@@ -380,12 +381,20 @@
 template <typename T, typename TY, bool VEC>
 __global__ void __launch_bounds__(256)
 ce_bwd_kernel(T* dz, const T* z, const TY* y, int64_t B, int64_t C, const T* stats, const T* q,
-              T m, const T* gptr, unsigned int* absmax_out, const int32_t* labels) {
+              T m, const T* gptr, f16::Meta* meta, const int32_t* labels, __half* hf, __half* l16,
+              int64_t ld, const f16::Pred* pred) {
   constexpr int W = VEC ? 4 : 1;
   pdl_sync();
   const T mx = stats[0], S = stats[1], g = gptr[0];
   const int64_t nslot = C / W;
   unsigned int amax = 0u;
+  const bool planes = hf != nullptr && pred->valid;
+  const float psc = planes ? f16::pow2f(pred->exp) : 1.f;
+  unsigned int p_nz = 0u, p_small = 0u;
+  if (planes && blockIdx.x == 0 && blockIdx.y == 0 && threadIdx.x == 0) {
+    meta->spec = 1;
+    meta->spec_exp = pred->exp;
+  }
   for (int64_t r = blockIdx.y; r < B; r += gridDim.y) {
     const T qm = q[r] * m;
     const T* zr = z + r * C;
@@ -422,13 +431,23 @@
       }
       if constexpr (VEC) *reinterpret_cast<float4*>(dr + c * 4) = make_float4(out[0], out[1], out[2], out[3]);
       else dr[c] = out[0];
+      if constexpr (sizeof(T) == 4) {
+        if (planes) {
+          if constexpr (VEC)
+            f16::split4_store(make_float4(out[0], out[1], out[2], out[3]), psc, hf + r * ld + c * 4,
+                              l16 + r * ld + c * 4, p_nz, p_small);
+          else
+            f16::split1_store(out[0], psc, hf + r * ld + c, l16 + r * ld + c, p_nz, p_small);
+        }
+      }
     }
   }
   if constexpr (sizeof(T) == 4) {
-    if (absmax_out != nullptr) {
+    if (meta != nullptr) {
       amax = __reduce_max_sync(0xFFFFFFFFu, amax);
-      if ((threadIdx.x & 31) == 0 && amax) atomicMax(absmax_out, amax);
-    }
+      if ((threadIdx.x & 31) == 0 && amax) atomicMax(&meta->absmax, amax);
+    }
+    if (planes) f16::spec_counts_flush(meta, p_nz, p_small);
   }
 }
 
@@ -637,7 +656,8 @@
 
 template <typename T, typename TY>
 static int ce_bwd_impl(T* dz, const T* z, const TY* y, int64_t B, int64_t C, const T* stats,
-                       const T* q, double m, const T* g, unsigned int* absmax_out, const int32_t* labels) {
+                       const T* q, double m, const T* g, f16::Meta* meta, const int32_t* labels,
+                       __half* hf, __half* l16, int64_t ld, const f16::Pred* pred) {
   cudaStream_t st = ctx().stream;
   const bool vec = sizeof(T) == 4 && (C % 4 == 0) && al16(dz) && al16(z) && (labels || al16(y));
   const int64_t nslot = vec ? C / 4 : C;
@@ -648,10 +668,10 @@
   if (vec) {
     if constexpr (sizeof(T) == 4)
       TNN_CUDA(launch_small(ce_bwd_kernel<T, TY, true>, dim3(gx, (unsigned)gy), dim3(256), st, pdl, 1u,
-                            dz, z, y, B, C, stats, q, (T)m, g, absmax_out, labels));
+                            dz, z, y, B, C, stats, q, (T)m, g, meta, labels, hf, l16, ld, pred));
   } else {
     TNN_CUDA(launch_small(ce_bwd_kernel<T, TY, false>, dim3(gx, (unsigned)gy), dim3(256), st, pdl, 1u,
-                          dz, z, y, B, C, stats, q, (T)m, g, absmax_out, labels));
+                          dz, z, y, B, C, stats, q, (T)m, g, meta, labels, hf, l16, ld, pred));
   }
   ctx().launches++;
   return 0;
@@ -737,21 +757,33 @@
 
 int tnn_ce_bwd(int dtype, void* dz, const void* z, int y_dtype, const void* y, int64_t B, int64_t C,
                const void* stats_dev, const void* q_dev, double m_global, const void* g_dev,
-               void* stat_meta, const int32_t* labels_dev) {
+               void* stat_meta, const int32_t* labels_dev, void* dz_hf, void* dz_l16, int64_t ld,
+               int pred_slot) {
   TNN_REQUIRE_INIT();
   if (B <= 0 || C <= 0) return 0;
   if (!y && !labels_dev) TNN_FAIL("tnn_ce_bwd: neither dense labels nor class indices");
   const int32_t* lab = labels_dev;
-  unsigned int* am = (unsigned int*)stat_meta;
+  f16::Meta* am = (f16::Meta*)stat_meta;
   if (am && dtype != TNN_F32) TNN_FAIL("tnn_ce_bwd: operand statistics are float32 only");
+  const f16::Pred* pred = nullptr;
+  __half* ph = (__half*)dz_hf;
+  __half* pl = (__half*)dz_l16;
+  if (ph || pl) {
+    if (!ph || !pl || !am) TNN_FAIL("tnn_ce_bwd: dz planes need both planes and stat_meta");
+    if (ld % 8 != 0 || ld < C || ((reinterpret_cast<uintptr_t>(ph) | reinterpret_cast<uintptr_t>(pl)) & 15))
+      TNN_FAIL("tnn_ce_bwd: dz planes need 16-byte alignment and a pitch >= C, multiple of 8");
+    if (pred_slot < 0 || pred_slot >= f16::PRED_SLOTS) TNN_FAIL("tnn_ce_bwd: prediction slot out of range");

* Work to complete: Every entry must appear in the answer exactly as written.

* Output below:
@@ -380,12 +381,20 @@
 template <typename T, typename TY, bool VEC>
 __global__ void __launch_bounds__(256)
 ce_bwd_kernel(T* dz, const T* z, const TY* y, int64_t B, int64_t C, const T* stats, const T* q,
-              T m, const T* gptr, unsigned int* absmax_out, const int32_t* labels) {
+              T m, const T* gptr, f16::Meta* meta, const int32_t* labels, __half* hf, __half* l16,
+              int64_t ld, const f16::Pred* pred) {
   constexpr int W = VEC ? 4 : 1;
   pdl_sync();
   const T mx = stats[0], S = stats[1], g = gptr[0];
   const int64_t nslot = C / W;
   unsigned int amax = 0u;
+  const bool planes = hf != nullptr && pred->valid;
+  const float psc = planes ? f16::pow2f(pred->exp) : 1.f;
+  unsigned int p_nz = 0u, p_small = 0u;
+  if (planes && blockIdx.x == 0 && blockIdx.y == 0 && threadIdx.x == 0) {
+    meta->spec = 1;
+    meta->spec_exp = pred->exp;
+  }
   for (int64_t r = blockIdx.y; r < B; r += gridDim.y) {
     const T qm = q[r] * m;
     const T* zr = z + r * C;
@@ -422,13 +431,23 @@
       }
       if constexpr (VEC) *reinterpret_cast<float4*>(dr + c * 4) = make_float4(out[0], out[1], out[2], out[3]);
       else dr[c] = out[0];
+      if constexpr (sizeof(T) == 4) {
+        if (planes) {
+          if constexpr (VEC)
+            f16::split4_store(make_float4(out[0], out[1], out[2], out[3]), psc, hf + r * ld + c * 4,
+                              l16 + r * ld + c * 4, p_nz, p_small);
+          else
+            f16::split1_store(out[0], psc, hf + r * ld + c, l16 + r * ld + c, p_nz, p_small);
+        }
+      }
     }
   }
   if constexpr (sizeof(T) == 4) {
-    if (absmax_out != nullptr) {
+    if (meta != nullptr) {
       amax = __reduce_max_sync(0xFFFFFFFFu, amax);
-      if ((threadIdx.x & 31) == 0 && amax) atomicMax(absmax_out, amax);
-    }
+      if ((threadIdx.x & 31) == 0 && amax) atomicMax(&meta->absmax, amax);
+    }
+    if (planes) f16::spec_counts_flush(meta, p_nz, p_small);
   }
 }
 
@@ -637,7 +656,8 @@
 
 template <typename T, typename TY>
 static int ce_bwd_impl(T* dz, const T* z, const TY* y, int64_t B, int64_t C, const T* stats,
-                       const T* q, double m, const T* g, unsigned int* absmax_out, const int32_t* labels) {
+                       const T* q, double m, const T* g, f16::Meta* meta, const int32_t* labels,
+                       __half* hf, __half* l16, int64_t ld, const f16::Pred* pred) {
   cudaStream_t st = ctx().stream;
   const bool vec = sizeof(T) == 4 && (C % 4 == 0) && al16(dz) && al16(z) && (labels || al16(y));
   const int64_t nslot = vec ? C / 4 : C;
@@ -648,10 +668,10 @@
   if (vec) {
     if constexpr (sizeof(T) == 4)
       TNN_CUDA(launch_small(ce_bwd_kernel<T, TY, true>, dim3(gx, (unsigned)gy), dim3(256), st, pdl, 1u,
-                            dz, z, y, B, C, stats, q, (T)m, g, absmax_out, labels));
+                            dz, z, y, B, C, stats, q, (T)m, g, meta, labels, hf, l16, ld, pred));
   } else {
     TNN_CUDA(launch_small(ce_bwd_kernel<T, TY, false>, dim3(gx, (unsigned)gy), dim3(256), st, pdl, 1u,
-                          dz, z, y, B, C, stats, q, (T)m, g, absmax_out, labels));
+                          dz, z, y, B, C, stats, q, (T)m, g, meta, labels, hf, l16, ld, pred));
   }
   ctx().launches++;
   return 0;
@@ -737,21 +757,33 @@
 
 int tnn_ce_bwd(int dtype, void* dz, const void* z, int y_dtype, const void* y, int64_t B, int64_t C,
                const void* stats_dev, const void* q_dev, double m_global, const void* g_dev,
-               void* stat_meta, const int32_t* labels_dev) {
+               void* stat_meta, const int32_t* labels_dev, void* dz_hf, void* dz_l16, int64_t ld,
+               int pred_slot) {
   TNN_REQUIRE_INIT();
   if (B <= 0 || C <= 0) return 0;
   if (!y && !labels_dev) TNN_FAIL("tnn_ce_bwd: neither dense labels nor class indices");
   const int32_t* lab = labels_dev;
-  unsigned int* am = (unsigned int*)stat_meta;
+  f16::Meta* am = (f16::Meta*)stat_meta;
   if (am && dtype != TNN_F32) TNN_FAIL("tnn_ce_bwd: operand statistics are float32 only");
+  const f16::Pred* pred = nullptr;
+  __half* ph = (__half*)dz_hf;
+  __half* pl = (__half*)dz_l16;
+  if (ph || pl) {
+    if (!ph || !pl || !am) TNN_FAIL("tnn_ce_bwd: dz planes need both planes and stat_meta");
+    if (ld % 8 != 0 || ld < C || ((reinterpret_cast<uintptr_t>(ph) | reinterpret_cast<uintptr_t>(pl)) & 15))
+      TNN_FAIL("tnn_ce_bwd: dz planes need 16-byte alignment and a pitch >= C, multiple of 8");
+    if (pred_slot < 0 || pred_slot >= f16::PRED_SLOTS) TNN_FAIL("tnn_ce_bwd: prediction slot out of range");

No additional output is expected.